Public-policy direction. Expect more local-authority and trust-level guidance through autumn 2026 as schools standardise their methods around the four common patterns.

What this means for a parent

Two practical things.

One, the school day is being run as phone-free. The device your child takes in does not need to be a smartphone, and a basic phone slots through any school policy without negotiation. The ranked list covers the options.

Two, the school owns the daytime. The evening, the bedroom and the weekend are the family’s call. The conversation script is built for exactly that decision.
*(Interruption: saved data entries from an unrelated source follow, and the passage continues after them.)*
template <int MT, int GEO, bool F16, int NW, int O8>
__global__ __launch_bounds__(64 * NW, NW == 4 ? 3 : 4) void conv3x3_igemm_c8_kernel(const ConvP p) {
    using G = GeoLP<GEO>;
    using T = LP<F16>;
    static_assert(NW == 4 || (NW == 8 && GEO == 0), "8-wave blocks: wide-map geometry only");
    constexpr int TH = GEO == 0 ? 2 * NW : G::TH;
    constexpr int HR = TH + 2, HC = G::TW + 2, HP = G::IMG * HR * HC;
    constexpr int HPP = (HP + 15) / 16 * 16;
    constexpr int XB = 4 * HPP * 8;
    constexpr int WB = MT * 9 * 16 * WROW;
    constexpr int XQ = (HPP + 63) / 64;
    constexpr int XPW = NW == 4 ? XQ : (XQ + 1) / 2;
    extern __shared__ __attribute__((aligned(16))) unsigned short smem16[];
    unsigned short* Xs = smem16;
    unsigned short* Ws = smem16 + XB;
    SegL* seg_in = reinterpret_cast<SegL*>(smem16 + XB + WB);
    SegL* seg_out = seg_in + MTBC_MAX_SEGS;
    float* bias_s = reinterpret_cast<float*>(seg_out + MTBC_MAX_SEGS);
    const int tid = threadIdx.x, lane = tid & 63, wv = tid >> 6;
    const int wvu = __builtin_amdgcn_readfirstlane(tid >> 6);
    const int HW = p.H * p.W;
    const int mt0 = blockIdx.y * MT;
    float bias_v = 0.f;
    if (tid < MT * 16) { const int co = mt0 * 16 + tid; if (p.bias && co < p.Cout) bias_v = p.bias[co]; }
    segl_fill(seg_in, p.in);
    segl_fill(seg_out, p.out);

    const int nchunks = (p.Cin + LPKC - 1) / LPKC;
    const int j = lane & 15, kg = lane >> 4;
    int bpix0;
    if (GEO == 0) bpix0 = (2 * wvu) * HC + j;
    else if (GEO == 1) bpix0 = (4 * wvu) * HC + j;
    else bpix0 = (wvu * HR + (j >> 3)) * HC + (j & 7);
    const unsigned short* const xlane = Xs + (kg * HPP + bpix0) * 8;
    int w_have = -1;
    constexpr int W16 = WB / 8, WI = (W16 + 63) / 64, WK = (WI + NW - 1) / NW;
    const __amdgpu_buffer_rsrc_t wrsrc = __builtin_amdgcn_make_buffer_rsrc(
        const_cast<float*>(p.wp), 0, (int)((size_t)p.mtiles * nchunks * (9 * 16 * WROW) * 2), 0x00020000);
    unsigned wvoff[WK];
#pragma unroll
    for (int k = 0; k < WK; ++k) {
        const int inst = wvu + NW * k, idx = inst * 64 + lane;
        const int mt = idx / (9 * 16 * WROW / 8), r = idx % (9 * 16 * WROW / 8);
        const bool ok = inst < WI && idx < W16 && (mt0 + mt) < p.mtiles;
        wvoff[k] = ok ? (unsigned)(((mt0 + mt) * nchunks * (9 * 16 * WROW / 8) + r) * 16) : 0xfffffff0u;
    }
    int tile, tstep, tend;
    if ((gridDim.x & 7) == 0 && !MTBC_DBG_BIT(p, 16)) {
        const int per = (p.ntiles + 7) >> 3, xcd = blockIdx.x & 7;
        tile = xcd * per + (blockIdx.x >> 3); tstep = gridDim.x >> 3; tend = min(p.ntiles, (xcd + 1) * per);
    } else { tile = blockIdx.x; tstep = gridDim.x; tend = p.ntiles; }
    const int xgrp_w = NW == 4 ? wvu : (wvu >> 1), xq0 = NW == 4 ? 0 : (wvu & 1) * XPW;
    int hrc[XPW];
#pragma unroll
    for (int q = 0; q < XPW; ++q) {
        const int hp = lane + 64 * (xq0 + q);
        const int img = hp / (HR * HC), rem = hp % (HR * HC);
        hrc[q] = (hp < HP && !MTBC_DBG_BIT(p, 1)) ? ((img << 20) | ((rem / HC) << 10) | (rem % HC)) : -1;
    }
    const int txs = (p.tiles_x & (p.tiles_x - 1)) == 0 ? __builtin_ctz(p.tiles_x) : -1;
    const int tys = (p.tiles_y & (p.tiles_y - 1)) == 0 ? __builtin_ctz(p.tiles_y) : -1;
    int tsk = 0;
    if (tid < MT * 16) bias_s[tid] = bias_v;
    __syncthreads();
    for (; tile < tend; tile += tstep) {
        int t = tile, tx, ty;
        if (txs >= 0 && tys >= 0) { tx = t & (p.tiles_x - 1); t >>= txs; ty = t & (p.tiles_y - 1); t >>= tys; }
        else { tx = t % p.tiles_x; t /= p.tiles_x; ty = t % p.tiles_y; t /= p.tiles_y; }
        const int n0 = t * G::IMG, x0 = tx * G::TW, y0 = ty * TH;
        if (tsk < 3) MTBC_TS(p, 4 * tsk);
        unsigned pixo[XPW];
        int pimg[XPW];
#pragma unroll
        for (int q = 0; q < XPW; ++q) {
            const int rc = hrc[q];
            const int img = G::IMG > 1 ? (rc >> 20) : 0;
            const int y = y0 + ((rc >> 10) & 1023) - 1, x = x0 + (rc & 1023) - 1;
            const bool ok = rc >= 0 && (G::IMG == 1 || n0 + img < p.N) && (unsigned)y < (unsigned)p.H && (unsigned)x < (unsigned)p.W;
            pixo[q] = ok ? 16u * (unsigned)(y * p.W + x) : 0xfffffff0u;
            pimg[q] = ok ? img : 0;
        }
        f32x4 acc[MT][4];
#pragma unroll
        for (int m = 0; m < MT; ++m)
#pragma unroll
            for (int g = 0; g < 4; ++g) acc[m][g] = (f32x4){0.f, 0.f, 0.f, 0.f};
        typedef unsigned pre_u32x2 __attribute__((ext_vector_type(2)));
        typedef __attribute__((address_space(1))) pre_u32x2 gpre2;
        pre_u32x2 zpre[O8 == 2 ? MT : 1][4];
        if constexpr (O8 == 2) {
            const int nn = GEO == 2 ? n0 + wvu : n0;
#pragma unroll
            for (int g = 0; g < 4; ++g) {
                int y, x;
                if (GEO == 0) { y = y0 + 2 * wvu + (g >> 1); x = x0 + 16 * (g & 1) + j; }
                else if (GEO == 1) { y = y0 + 4 * wvu + g; x = x0 + j; }
                else { y = y0 + 2 * g + (j >> 3); x = x0 + (j & 7); }
                const bool ok = nn < p.N && y < p.H && x < p.W;
#pragma unroll
                for (int m = 0; m < MT; ++m) {
                    const int co = (mt0 + m) * 16 + 4 * kg;
                    zpre[m][g] = (pre_u32x2){0u, 0u};
                    if (ok && co < p.Cout)
                        zpre[m][g] = *(const gpre2*)((const gchar*)p.nz + 2 * ((size_t)nn * p.Cout * HW + (size_t)(co >> 3) * HW * 8) + 2 * (co & 7) + 16 * (size_t)(y * p.W + x));
                }
            }
        }

        for (int ch = 0; ch < nchunks; ++ch) {
            lds_barrier();
            {
                const int c0 = ch * LPKC + 8 * xgrp_w;
                const bool xgrp = c0 < p.Cin;
                const SegL sr = segl_ref_n(seg_in, xgrp ? c0 : 0, p.in.n);
                const unsigned long long pu = reinterpret_cast<unsigned long long>(sr.ptr);
                const unsigned plo = __builtin_amdgcn_readfirstlane((unsigned)pu), phi = __builtin_amdgcn_readfirstlane((unsigned)(pu >> 32));
                const unsigned blo = __builtin_amdgcn_readfirstlane((unsigned)sr.bs), bhi = __builtin_amdgcn_readfirstlane((unsigned)((unsigned long long)sr.bs >> 32));
                const int cb = __builtin_amdgcn_readfirstlane(sr.cb);
                const long long bs = (long long)(((unsigned long long)bhi << 32) | blo);
                unsigned short* base = reinterpret_cast<unsigned short*>(((unsigned long long)phi << 32) | plo) +
                                       ((size_t)n0 * bs + (size_t)((xgrp ? c0 : 0) - cb) * HW);
                const unsigned span = (G::IMG > 1 ? (unsigned)((G::IMG - 1) * bs) * 2u : 0u) + (unsigned)HW * 16u;
                const __amdgpu_buffer_rsrc_t xrsrc = __builtin_amdgcn_make_buffer_rsrc(base, 0, xgrp ? (int)span : 0, 0x00020000);
#pragma unroll
                for (int q = 0; q < XPW; ++q) {
                    unsigned off = pixo[q];
                    if (G::IMG > 1) off += 2u * (unsigned)(pimg[q] * bs);
                    if (xq0 + q < XQ && lane + 64 * (xq0 + q) < HPP)
                        __builtin_amdgcn_raw_ptr_buffer_load_lds(xrsrc, (lds_ptr_t)(Xs + (xgrp_w * HPP + 64 * (xq0 + q)) * 8), 16, off, 0, 0, 0);
                }
            }
            if (w_have != ch && !MTBC_DBG_BIT(p, 8)) {
                const int adv = ch * (9 * 16 * WROW * 2);
#pragma unroll
                for (int k = 0; k < WK; ++k) {
                    const int inst = wvu + NW * k;
                    if (inst < WI && inst * 64 + lane < W16)
                        __builtin_amdgcn_raw_ptr_buffer_load_lds(wrsrc, (lds_ptr_t)(Ws + inst * 512), 16, (int)wvoff[k], adv, 0, 0);
                }
                w_have = ch;
            }
            if (ch == 0 && tsk < 3) MTBC_TS(p, 4 * tsk + 1);
            asm volatile("s_waitcnt vmcnt(0)\n\ts_barrier" ::: "memory");
            if (ch == 0 && tsk < 3) MTBC_TS(p, 4 * tsk + 2);
#pragma unroll
            for (int tap = 0; tap < 9; ++tap) {
                const int toff = (tap / 3) * HC + tap % 3;
                typename T::frag a[MT], b[4];
#pragma unroll
                for (int m = 0; m < MT; ++m)
                    a[m] = *reinterpret_cast<const typename T::frag*>(Ws + ((m * 9 + tap) * 16 + j) * WROW + 8 * (kg ^ ((j >> 1) & 3)));
#pragma unroll
                for (int g = 0; g < 4; ++g)
                    b[g] = *reinterpret_cast<const typename T::frag*>(xlane + (c8_goff<GEO>(g, HC) + toff) * 8);
#pragma unroll
                for (int m = 0; m < MT; ++m)
#pragma unroll
                    for (int g = 0; g < 4; ++g) {
                        if constexpr (O8 != 0) acc[m][g] = T::mfma(a[m], b[g], acc[m][g]);
                        else acc[m][g] = T::mfma(b[g], a[m], acc[m][g]);
                    }
            }
        }
        if (tsk < 3) MTBC_TS(p, 4 * tsk + 3);
        if (n0 + G::IMG <= p.N && y0 + TH <= p.H && x0 + G::TW <= p.W) c8_epilogue<MT, GEO, F16, NW, O8, true>(p, acc, seg_out, bias_s, n0, y0, x0, tx, ty, mt0, wvu, j, kg, HW, zpre);
        else c8_epilogue<MT, GEO, F16, NW, O8, false>(p, acc, seg_out, bias_s, n0, y0, x0, tx, ty, mt0, wvu, j, kg, HW, zpre);
        if (tsk < 3) MTBC_TS(p, 12 + tsk);
        ++tsk;
    }
}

If you’re a teacher, head or governor, the teachers and carers toolkit has the letter-to-parents template, the SLT one-pager, and the eight objections schools field most often.

Common questions

How many UK schools have banned phones in 2026? The Department for Education’s February 2024 guidance asks every state school in England to prohibit smartphone use across the school day, and from 29 June 2026 schools in England must have regard to it under the Children’s Wellbeing and Schools Act 2026. So the answer is, in effect, all of them. The specific policy is the school’s call.

What do UK parents say about a school phone ban? Parentkind’s 2025 National Parent Survey (YouGov-fielded) puts support at 84% among UK parents whose child does not yet have a smartphone. Across all parents the majority is smaller but still favourable.

Does a school phone ban improve behaviour? Schools that have moved to full-day bans often describe calmer breaks and better engagement. The published causal evidence on attainment and mental health is early and mixed. The honest read is at /notes/do-school-phone-bans-work.

How many UK schools use Yondr pouches? A growing number. Yondr publishes the current UK list at overyondr.com. The pouch model is one of four common approaches; the others are spelled out in /school-phone-ban-uk.


Sources: Parentkind National Parent Survey 2025 (YouGov); Department for Education, Mobile phones in schools guidance (GOV.UK, February 2024); Children’s Wellbeing and Schools Act 2026; Teacher Tapp UK polling; Yondr UK (overyondr.com); and House of Commons Library briefings.